# LabJunBMI/E3-invaraint-diffusion-model

Measured on AMD Instinct MI355X. Metric: denoising-steps/sec (batched pocket graphs), higher is better.
Workload: dtype f32 storage and accumulation, f16x3 products (fp32 grade); 1 GPU; structure_model sampling step, 256 x 256-residue pockets per GPU, 12+12 layers x 768, T=1000 schedule, encoder recomputed every step (as the reference); pockets_per_gpu=256, seq_len=256, parallelism=pocket-sharded x1, no collective

## Files before the change

### e3-invaraint-diffusion-model_amd/csrc/gemm_split.hip

```cpp
#include <type_traits>

#include "e3d_common.h"

namespace {

typedef __bf16 bf16x8 __attribute__((ext_vector_type(8)));
typedef __bf16 bf16x4 __attribute__((ext_vector_type(4)));
typedef _Float16 f16x8 __attribute__((ext_vector_type(8)));
typedef _Float16 f16x4 __attribute__((ext_vector_type(4)));

template <typename E> struct Vec;
template <> struct Vec<__bf16> { typedef bf16x8 x8; typedef bf16x4 x4; };
template <> struct Vec<_Float16> { typedef f16x8 x8; typedef f16x4 x4; };
__device__ __forceinline__ f32x16 mma16(const bf16x8 a, const bf16x8 b, const f32x16 c) {
    return __builtin_amdgcn_mfma_f32_32x32x16_bf16(a, b, c, 0, 0, 0);
}
__device__ __forceinline__ f32x16 mma16(const f16x8 a, const f16x8 b, const f32x16 c) {
    return __builtin_amdgcn_mfma_f32_32x32x16_f16(a, b, c, 0, 0, 0);
}

struct Epi { float* absmax; float scale; };

constexpr int BN = 128, BK = 32;
#ifdef GEMM_STAMPS
// ... 681 lines not shown
#pragma unroll
    for (int m = 0; m < 4; ++m) {
#pragma unroll
        for (int n = 0; n < 2; ++n) {
            const int col = col0 + wc * 64 + n * 32 + l31;
            const float bv = bias ? bias[col] : 0.f;
#pragma unroll
            for (int r = 0; r < 16; ++r) {
                const int row = row0 + wr * 128 + m * 32 + mfma32_row(r, half);
                float v = fmaf(acc[m][n][r], out_scale, bv);
                if (ACT == E3D_ACT_GELU) v = gelu_erf(v);
                if (ACT == E3D_ACT_SILU) v = silu(v);
                if (row < M) {
                    out[(int64_t)row * ldc + col] = v;
                    if (ACT == E3D_ACT_NONE && absmax) e3d_absmax_accum(amax, v);
                }
            }
        }
    }
    if (ACT == E3D_ACT_NONE && absmax) e3d_absmax_commit(amax, absmax, lane);
    STAMP_K(4);
#ifdef E3D_STAMPS
    asm volatile("s_waitcnt vmcnt(0)" ::: "memory");
    STAMP_K(5);
#endif
}

#ifdef E3D_NT_STORES
#define E3D_STORE_OUT(ptr, val) __builtin_nontemporal_store((val), (ptr))
#else
#define E3D_STORE_OUT(ptr, val) (*(ptr) = (val))
#endif

template <int ACT, typename E>
__global__ __launch_bounds__(512, 2) void gemm_split256p_kernel(const float* __restrict__ A, int64_t lda,
                                                                 const float* __restrict__ W,
                                                                 const float* __restrict__ bias,
                                                                 float* __restrict__ out, int64_t ldc, int N, int K,
                                                                 int tiles_m, int tiles_n, float* __restrict__ absmax, float out_scale) {
    extern __shared__ __attribute__((aligned(16))) unsigned char smem_raw[];
    constexpr int NS = 2, T_BYTES = BT * ROW64, BUF_BYTES = 2 * NS * T_BYTES;
    constexpr int NI = 8;
    const int total = tiles_m * tiles_n, nk = K / BK;
    const int tid = threadIdx.x, lane = tid & 63, wid = tid >> 6;
    const int wr = wid >> 2, wc = wid & 3;
    const int l31 = lane & 31, half = lane >> 5;

    unsigned goff[NI];
    int dst[NI];
#pragma unroll
    for (int i = 0; i < NI; ++i) {
        const int f = tid + 512 * (i & 3), r = f >> 3, kg = f & 7;
        goff[i] = (unsigned)(r * (i < 4 ? (int)lda : K) + kg * 4);
        dst[i] = (i < 4 ? 0 : NS * T_BYTES) + swz_off(r, kg >> 1) + (kg & 1) * 8;
    }

    int ld_tile = blockIdx.x, ld_k = 0;
    const float* ld_a;
    const float* ld_w;
    auto cursor_bases = [&]() {
        const int lid = xcd_remap(ld_tile, total);
        ld_a = A + (int64_t)(lid / tiles_n) * BT * lda + ld_k * BK;
        ld_w = W + (int64_t)(lid % tiles_n) * BT * K + ld_k * BK;
    };
    auto cursor_advance = [&]() {
        if (ld_k + 1 < nk) {
            ++ld_k;
            ld_a += BK;
            ld_w += BK;
        } else if (ld_tile + (int)gridDim.x < total) {
            ld_tile += gridDim.x;
            ld_k = 0;
            cursor_bases();
        }
    };
    f32x4 rg[NI];
    auto item_load = [&](int i) { rg[i] = *reinterpret_cast<const f32x4*>((i < 4 ? ld_a : ld_w) + goff[i]); };
    auto item_store = [&](int i, unsigned char* buf) {
        typename Vec<E>::x4 p[NS];
        split4<NS, E>(rg[i], p);
#pragma unroll
        for (int s = 0; s < NS; ++s) *reinterpret_cast<typename Vec<E>::x4*>(buf + s * T_BYTES + dst[i]) = p[s];
    };
    cursor_bases();
#pragma unroll
    for (int i = 0; i < NI; ++i) item_load(i);
    cursor_advance();
#pragma unroll
    for (int i = 0; i < NI; ++i) item_store(i, smem_raw);
#pragma unroll
    for (int i = 0; i < NI; ++i) item_load(i);
    cursor_advance();
    __syncthreads();

    int a_row[4], b_row[2];
#pragma unroll
    for (int m = 0; m < 4; ++m) a_row[m] = wr * 128 + m * 32 + l31;
#pragma unroll
    for (int n = 0; n < 2; ++n) b_row[n] = wc * 64 + n * 32 + l31;
    int cur = 0;
    unsigned amax = 0;

    for (int tile = blockIdx.x; tile < total; tile += gridDim.x) {
        f32x16 acc[4][2];
#pragma unroll
        for (int m = 0; m < 4; ++m)
#pragma unroll
            for (int n = 0; n < 2; ++n)
#pragma unroll
                for (int r = 0; r < 16; ++r) acc[m][n][r] = 0.f;
        for (int kt = 0; kt < nk; ++kt) {
            const unsigned char* base = smem_raw + cur * BUF_BYTES;
            unsigned char* next = smem_raw + (cur ^ 1) * BUF_BYTES;
#pragma unroll
            for (int ks = 0; ks < 2; ++ks) {
                typename Vec<E>::x8 fa[NS][4], fb[NS][2];
#pragma unroll
                for (int s = 0; s < NS; ++s) {
#pragma unroll
                    for (int n = 0; n < 2; ++n)
                        fb[s][n] = *reinterpret_cast<const typename Vec<E>::x8*>(base + (NS + s) * T_BYTES +
                                                                    swz_off(b_row[n], 2 * ks + half));
#pragma unroll
                    for (int m = 0; m < 4; ++m)
                        fa[s][m] = *reinterpret_cast<const typename Vec<E>::x8*>(base + s * T_BYTES + swz_off(a_row[m], 2 * ks + half));
                }
#pragma unroll
                for (int m = 0; m < 4; ++m) {
                    const int g = ks * 4 + m;
                    item_store(g, next);
                    item_load(g);
#pragma unroll
                    for (int n = 0; n < 2; ++n) {
                        acc[m][n] = mma16(fa[0][m], fb[1][n], acc[m][n]);
                        acc[m][n] = mma16(fa[1][m], fb[0][n], acc[m][n]);
                        acc[m][n] = mma16(fa[0][m], fb[0][n], acc[m][n]);
                    }
                    __builtin_amdgcn_sched_barrier(0);
                }
            }
            cursor_advance();
            __syncthreads();
            cur ^= 1;
        }

        const int lid = xcd_remap(tile, total);
        const int row0 = (lid / tiles_n) * BT, col0 = (lid % tiles_n) * BT;
#pragma unroll
        for (int m = 0; m < 4; ++m) {
#pragma unroll
            for (int n = 0; n < 2; ++n) {
                const int col = col0 + wc * 64 + n * 32 + l31;
                const float bv = bias ? bias[col] : 0.f;
                float* o = out + (int64_t)(row0 + wr * 128 + m * 32 + 4 * half) * ldc + col;
#pragma unroll
                for (int r = 0; r < 16; ++r) {
                    float v = fmaf(acc[m][n][r], out_scale, bv);
                    if (ACT == E3D_ACT_GELU) v = gelu_erf(v);
                    if (ACT == E3D_ACT_SILU) v = silu(v);
                    E3D_STORE_OUT(&o[(int64_t)((r & 3) + 8 * (r >> 2)) * ldc], v);
                    if (ACT == E3D_ACT_NONE && absmax) e3d_absmax_accum(amax, v);
                }
            }
        }
    }
    if (ACT == E3D_ACT_NONE && absmax) e3d_absmax_commit(amax, absmax, lane);
}
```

# PROBLEM DESCRIPTION
Repeat the entries verbatim through the line with "Measured on AMD".

# SOLUTION
# LabJunBMI/E3-invaraint-diffusion-model

Measured on AMD Instinct MI355X. Metric: denoising-steps/sec (batched pocket graphs), higher is better.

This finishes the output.